*PROBLEM*: Work out how many lines in the following entries contain the string "rows", and write only that number.

*EXCERPTED RECORDS*:
# # # # #

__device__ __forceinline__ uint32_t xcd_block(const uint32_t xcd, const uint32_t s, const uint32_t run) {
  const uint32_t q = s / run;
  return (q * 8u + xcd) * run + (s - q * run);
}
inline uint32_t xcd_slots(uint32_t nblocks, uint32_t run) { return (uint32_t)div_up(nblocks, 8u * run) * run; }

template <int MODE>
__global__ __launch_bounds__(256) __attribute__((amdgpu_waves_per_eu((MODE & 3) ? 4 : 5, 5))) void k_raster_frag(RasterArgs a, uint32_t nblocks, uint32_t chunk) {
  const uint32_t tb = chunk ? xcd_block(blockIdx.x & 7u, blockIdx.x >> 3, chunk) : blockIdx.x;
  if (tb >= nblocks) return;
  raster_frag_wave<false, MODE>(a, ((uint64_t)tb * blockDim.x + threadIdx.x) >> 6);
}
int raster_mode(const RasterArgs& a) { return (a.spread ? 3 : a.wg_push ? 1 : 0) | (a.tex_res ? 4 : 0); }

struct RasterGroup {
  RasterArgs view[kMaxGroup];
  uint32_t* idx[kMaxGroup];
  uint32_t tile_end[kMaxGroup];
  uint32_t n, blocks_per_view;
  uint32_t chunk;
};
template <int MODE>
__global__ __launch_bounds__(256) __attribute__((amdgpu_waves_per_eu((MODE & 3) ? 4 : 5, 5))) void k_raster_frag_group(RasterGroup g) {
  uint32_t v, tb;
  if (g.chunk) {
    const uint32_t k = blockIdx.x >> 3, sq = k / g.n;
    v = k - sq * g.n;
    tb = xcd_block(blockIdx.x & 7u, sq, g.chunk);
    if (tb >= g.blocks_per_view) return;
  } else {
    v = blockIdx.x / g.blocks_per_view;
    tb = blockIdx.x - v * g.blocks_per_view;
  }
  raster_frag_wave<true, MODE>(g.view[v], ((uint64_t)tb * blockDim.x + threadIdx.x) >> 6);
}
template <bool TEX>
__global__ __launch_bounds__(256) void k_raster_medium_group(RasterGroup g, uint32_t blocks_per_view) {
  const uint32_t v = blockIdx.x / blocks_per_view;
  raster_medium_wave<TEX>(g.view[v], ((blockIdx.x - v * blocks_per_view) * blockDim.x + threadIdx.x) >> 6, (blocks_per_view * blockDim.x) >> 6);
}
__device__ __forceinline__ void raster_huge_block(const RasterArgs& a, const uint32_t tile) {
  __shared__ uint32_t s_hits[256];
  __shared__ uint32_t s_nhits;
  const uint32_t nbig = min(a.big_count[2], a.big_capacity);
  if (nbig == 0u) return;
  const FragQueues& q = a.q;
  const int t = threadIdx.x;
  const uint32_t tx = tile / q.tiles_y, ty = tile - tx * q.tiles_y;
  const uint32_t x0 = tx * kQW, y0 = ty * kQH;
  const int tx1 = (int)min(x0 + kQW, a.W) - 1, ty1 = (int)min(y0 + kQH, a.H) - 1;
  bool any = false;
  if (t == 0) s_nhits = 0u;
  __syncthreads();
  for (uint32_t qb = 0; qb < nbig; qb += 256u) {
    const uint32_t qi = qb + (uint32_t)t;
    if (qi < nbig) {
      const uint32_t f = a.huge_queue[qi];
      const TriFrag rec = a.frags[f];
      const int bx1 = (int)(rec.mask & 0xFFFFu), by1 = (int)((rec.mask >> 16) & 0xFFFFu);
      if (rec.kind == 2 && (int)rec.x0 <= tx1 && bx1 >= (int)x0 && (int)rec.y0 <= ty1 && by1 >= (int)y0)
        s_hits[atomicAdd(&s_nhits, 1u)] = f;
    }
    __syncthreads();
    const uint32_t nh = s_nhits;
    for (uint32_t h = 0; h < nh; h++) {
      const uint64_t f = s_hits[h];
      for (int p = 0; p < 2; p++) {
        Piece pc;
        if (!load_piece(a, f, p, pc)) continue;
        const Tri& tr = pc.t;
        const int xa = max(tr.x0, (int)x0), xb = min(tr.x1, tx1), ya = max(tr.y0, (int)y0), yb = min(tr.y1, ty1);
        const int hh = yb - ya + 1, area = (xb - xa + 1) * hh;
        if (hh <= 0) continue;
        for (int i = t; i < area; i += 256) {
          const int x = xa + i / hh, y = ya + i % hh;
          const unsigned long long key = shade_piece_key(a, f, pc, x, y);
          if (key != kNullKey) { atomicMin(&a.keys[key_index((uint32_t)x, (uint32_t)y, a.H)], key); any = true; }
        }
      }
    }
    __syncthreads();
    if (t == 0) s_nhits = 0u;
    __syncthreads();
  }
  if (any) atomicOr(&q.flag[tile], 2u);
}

# # # # #

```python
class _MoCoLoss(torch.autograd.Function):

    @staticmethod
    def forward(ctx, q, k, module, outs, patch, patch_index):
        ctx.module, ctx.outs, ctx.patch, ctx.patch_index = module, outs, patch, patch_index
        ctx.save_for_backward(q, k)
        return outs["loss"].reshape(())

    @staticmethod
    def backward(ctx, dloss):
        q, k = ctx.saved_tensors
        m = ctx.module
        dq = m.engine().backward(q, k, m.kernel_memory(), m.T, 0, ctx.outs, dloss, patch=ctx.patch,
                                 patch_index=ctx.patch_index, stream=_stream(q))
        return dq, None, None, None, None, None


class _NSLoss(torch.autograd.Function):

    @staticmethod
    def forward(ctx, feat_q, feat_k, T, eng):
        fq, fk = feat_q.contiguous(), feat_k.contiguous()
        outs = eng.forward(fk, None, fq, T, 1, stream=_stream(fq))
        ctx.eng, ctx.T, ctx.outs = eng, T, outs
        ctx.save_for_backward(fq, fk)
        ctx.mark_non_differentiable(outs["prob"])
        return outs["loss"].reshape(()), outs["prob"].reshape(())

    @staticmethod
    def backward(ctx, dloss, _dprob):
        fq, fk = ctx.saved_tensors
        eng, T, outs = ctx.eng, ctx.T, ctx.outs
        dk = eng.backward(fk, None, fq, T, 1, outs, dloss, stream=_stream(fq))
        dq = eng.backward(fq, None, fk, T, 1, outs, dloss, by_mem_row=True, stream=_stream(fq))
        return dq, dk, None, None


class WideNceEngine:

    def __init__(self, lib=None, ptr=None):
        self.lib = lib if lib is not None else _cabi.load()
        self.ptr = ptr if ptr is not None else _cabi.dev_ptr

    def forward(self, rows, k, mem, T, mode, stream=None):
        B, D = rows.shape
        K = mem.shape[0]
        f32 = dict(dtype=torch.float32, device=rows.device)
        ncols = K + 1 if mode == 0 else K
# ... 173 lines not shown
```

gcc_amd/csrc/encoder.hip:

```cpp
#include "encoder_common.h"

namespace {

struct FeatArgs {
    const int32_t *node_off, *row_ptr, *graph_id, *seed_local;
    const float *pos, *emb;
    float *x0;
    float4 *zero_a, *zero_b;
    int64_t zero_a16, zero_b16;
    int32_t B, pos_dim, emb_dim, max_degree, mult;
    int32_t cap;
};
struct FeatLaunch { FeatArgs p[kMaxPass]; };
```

# # # # #

*TASK OUTPUT*: 3